BEGIN Data records

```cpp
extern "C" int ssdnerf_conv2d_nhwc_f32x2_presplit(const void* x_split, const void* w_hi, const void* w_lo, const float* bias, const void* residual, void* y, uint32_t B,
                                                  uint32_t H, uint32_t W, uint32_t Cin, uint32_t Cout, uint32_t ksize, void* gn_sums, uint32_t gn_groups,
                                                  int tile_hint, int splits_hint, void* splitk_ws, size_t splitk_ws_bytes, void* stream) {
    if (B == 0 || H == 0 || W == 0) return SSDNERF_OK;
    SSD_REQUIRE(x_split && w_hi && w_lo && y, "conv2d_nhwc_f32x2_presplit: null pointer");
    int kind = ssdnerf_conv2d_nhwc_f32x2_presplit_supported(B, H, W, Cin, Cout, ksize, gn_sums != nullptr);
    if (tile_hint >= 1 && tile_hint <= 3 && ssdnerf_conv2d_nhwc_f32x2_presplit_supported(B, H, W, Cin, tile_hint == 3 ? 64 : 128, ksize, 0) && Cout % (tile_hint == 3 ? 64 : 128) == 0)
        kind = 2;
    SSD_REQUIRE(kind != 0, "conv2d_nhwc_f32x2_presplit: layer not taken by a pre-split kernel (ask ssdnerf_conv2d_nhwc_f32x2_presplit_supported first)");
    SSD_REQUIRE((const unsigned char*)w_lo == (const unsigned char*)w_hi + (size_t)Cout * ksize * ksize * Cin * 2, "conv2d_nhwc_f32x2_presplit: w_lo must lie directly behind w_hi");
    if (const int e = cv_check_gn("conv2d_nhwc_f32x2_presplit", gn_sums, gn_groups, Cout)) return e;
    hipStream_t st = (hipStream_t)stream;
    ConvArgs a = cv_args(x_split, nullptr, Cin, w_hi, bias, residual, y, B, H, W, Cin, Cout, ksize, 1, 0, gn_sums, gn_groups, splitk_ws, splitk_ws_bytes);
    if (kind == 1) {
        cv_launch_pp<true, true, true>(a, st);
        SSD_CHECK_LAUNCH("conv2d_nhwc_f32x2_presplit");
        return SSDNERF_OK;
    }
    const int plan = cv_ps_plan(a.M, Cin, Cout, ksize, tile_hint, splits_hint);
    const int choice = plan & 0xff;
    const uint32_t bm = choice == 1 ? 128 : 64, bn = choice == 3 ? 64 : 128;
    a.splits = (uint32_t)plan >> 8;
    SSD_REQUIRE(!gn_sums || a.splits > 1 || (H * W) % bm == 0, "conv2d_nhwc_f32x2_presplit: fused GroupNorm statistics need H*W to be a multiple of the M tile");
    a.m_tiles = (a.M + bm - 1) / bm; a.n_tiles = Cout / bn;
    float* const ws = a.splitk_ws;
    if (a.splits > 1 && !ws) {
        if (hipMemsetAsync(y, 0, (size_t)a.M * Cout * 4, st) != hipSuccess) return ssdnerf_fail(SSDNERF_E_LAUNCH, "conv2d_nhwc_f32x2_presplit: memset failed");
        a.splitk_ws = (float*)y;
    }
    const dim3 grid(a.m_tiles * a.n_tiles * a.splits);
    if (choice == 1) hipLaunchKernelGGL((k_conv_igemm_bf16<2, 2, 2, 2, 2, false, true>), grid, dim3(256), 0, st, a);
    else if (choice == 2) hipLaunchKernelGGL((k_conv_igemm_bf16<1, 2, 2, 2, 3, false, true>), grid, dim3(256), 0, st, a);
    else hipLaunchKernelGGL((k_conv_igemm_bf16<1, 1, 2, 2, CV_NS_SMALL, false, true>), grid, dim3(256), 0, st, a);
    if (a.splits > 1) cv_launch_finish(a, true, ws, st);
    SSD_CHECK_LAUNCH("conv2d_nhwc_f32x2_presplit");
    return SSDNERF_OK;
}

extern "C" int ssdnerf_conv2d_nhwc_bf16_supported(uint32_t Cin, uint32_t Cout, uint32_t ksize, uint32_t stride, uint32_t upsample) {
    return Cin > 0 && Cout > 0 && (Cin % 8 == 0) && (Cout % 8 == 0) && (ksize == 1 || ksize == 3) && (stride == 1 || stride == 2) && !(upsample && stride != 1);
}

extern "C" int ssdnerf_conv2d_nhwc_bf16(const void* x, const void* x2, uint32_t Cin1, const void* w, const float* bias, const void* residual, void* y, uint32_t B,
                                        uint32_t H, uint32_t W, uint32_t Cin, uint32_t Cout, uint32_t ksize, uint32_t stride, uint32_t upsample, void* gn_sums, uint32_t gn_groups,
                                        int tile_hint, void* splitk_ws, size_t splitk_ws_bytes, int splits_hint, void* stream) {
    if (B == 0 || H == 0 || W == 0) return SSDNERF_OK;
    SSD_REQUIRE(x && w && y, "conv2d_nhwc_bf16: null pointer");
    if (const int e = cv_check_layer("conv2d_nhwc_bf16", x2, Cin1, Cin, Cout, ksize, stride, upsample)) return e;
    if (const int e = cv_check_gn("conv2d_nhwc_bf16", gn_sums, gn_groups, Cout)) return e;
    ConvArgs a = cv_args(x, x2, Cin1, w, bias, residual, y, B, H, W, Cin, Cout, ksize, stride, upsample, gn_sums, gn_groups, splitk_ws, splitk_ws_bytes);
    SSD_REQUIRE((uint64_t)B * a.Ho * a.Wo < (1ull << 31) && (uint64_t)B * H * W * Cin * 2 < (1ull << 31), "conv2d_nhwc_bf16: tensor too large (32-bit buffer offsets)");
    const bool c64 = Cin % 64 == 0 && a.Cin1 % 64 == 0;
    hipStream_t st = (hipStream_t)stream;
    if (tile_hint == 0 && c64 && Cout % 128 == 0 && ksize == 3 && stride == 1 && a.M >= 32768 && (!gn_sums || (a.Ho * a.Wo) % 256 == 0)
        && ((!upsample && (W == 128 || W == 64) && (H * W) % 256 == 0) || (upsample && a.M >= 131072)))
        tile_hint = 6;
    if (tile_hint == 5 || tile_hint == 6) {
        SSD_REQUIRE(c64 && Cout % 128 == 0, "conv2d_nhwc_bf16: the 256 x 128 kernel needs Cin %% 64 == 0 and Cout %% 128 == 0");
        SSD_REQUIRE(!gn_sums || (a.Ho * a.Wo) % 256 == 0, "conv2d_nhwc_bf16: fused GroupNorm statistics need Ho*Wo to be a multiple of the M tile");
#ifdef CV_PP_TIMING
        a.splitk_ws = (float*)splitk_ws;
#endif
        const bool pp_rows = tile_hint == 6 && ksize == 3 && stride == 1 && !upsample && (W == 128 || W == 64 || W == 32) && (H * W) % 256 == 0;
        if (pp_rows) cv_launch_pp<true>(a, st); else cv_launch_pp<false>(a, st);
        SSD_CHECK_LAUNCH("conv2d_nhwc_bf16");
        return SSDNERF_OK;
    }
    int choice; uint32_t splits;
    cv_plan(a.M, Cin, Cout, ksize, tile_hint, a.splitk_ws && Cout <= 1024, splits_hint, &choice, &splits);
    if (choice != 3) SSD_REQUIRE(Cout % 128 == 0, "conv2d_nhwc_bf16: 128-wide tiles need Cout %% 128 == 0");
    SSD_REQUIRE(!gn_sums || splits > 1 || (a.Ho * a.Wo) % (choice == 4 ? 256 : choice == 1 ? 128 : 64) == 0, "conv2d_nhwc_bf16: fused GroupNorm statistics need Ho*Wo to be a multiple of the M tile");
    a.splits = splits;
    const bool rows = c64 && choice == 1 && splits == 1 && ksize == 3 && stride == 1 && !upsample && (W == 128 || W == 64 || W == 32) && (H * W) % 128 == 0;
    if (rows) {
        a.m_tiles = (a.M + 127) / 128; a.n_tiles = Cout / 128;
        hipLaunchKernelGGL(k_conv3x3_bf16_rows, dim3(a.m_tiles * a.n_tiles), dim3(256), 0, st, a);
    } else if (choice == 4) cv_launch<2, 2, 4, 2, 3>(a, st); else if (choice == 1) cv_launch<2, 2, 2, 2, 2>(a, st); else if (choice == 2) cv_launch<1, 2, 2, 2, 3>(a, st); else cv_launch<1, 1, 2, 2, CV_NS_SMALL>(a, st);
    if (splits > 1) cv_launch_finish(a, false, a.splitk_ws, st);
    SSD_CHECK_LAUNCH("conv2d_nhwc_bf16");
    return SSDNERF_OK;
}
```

END Data records

| Problem details |
Copy, from the data above, every line where the word "GroupNorm" appears.

| Response to the task |
    SSD_REQUIRE(!gn_sums || a.splits > 1 || (H * W) % bm == 0, "conv2d_nhwc_f32x2_presplit: fused GroupNorm statistics need H*W to be a multiple of the M tile");
        SSD_REQUIRE(!gn_sums || (a.Ho * a.Wo) % 256 == 0, "conv2d_nhwc_bf16: fused GroupNorm statistics need Ho*Wo to be a multiple of the M tile");
    SSD_REQUIRE(!gn_sums || splits > 1 || (a.Ho * a.Wo) % (choice == 4 ? 256 : choice == 1 ? 128 : 64) == 0, "conv2d_nhwc_bf16: fused GroupNorm statistics need Ho*Wo to be a multiple of the M tile");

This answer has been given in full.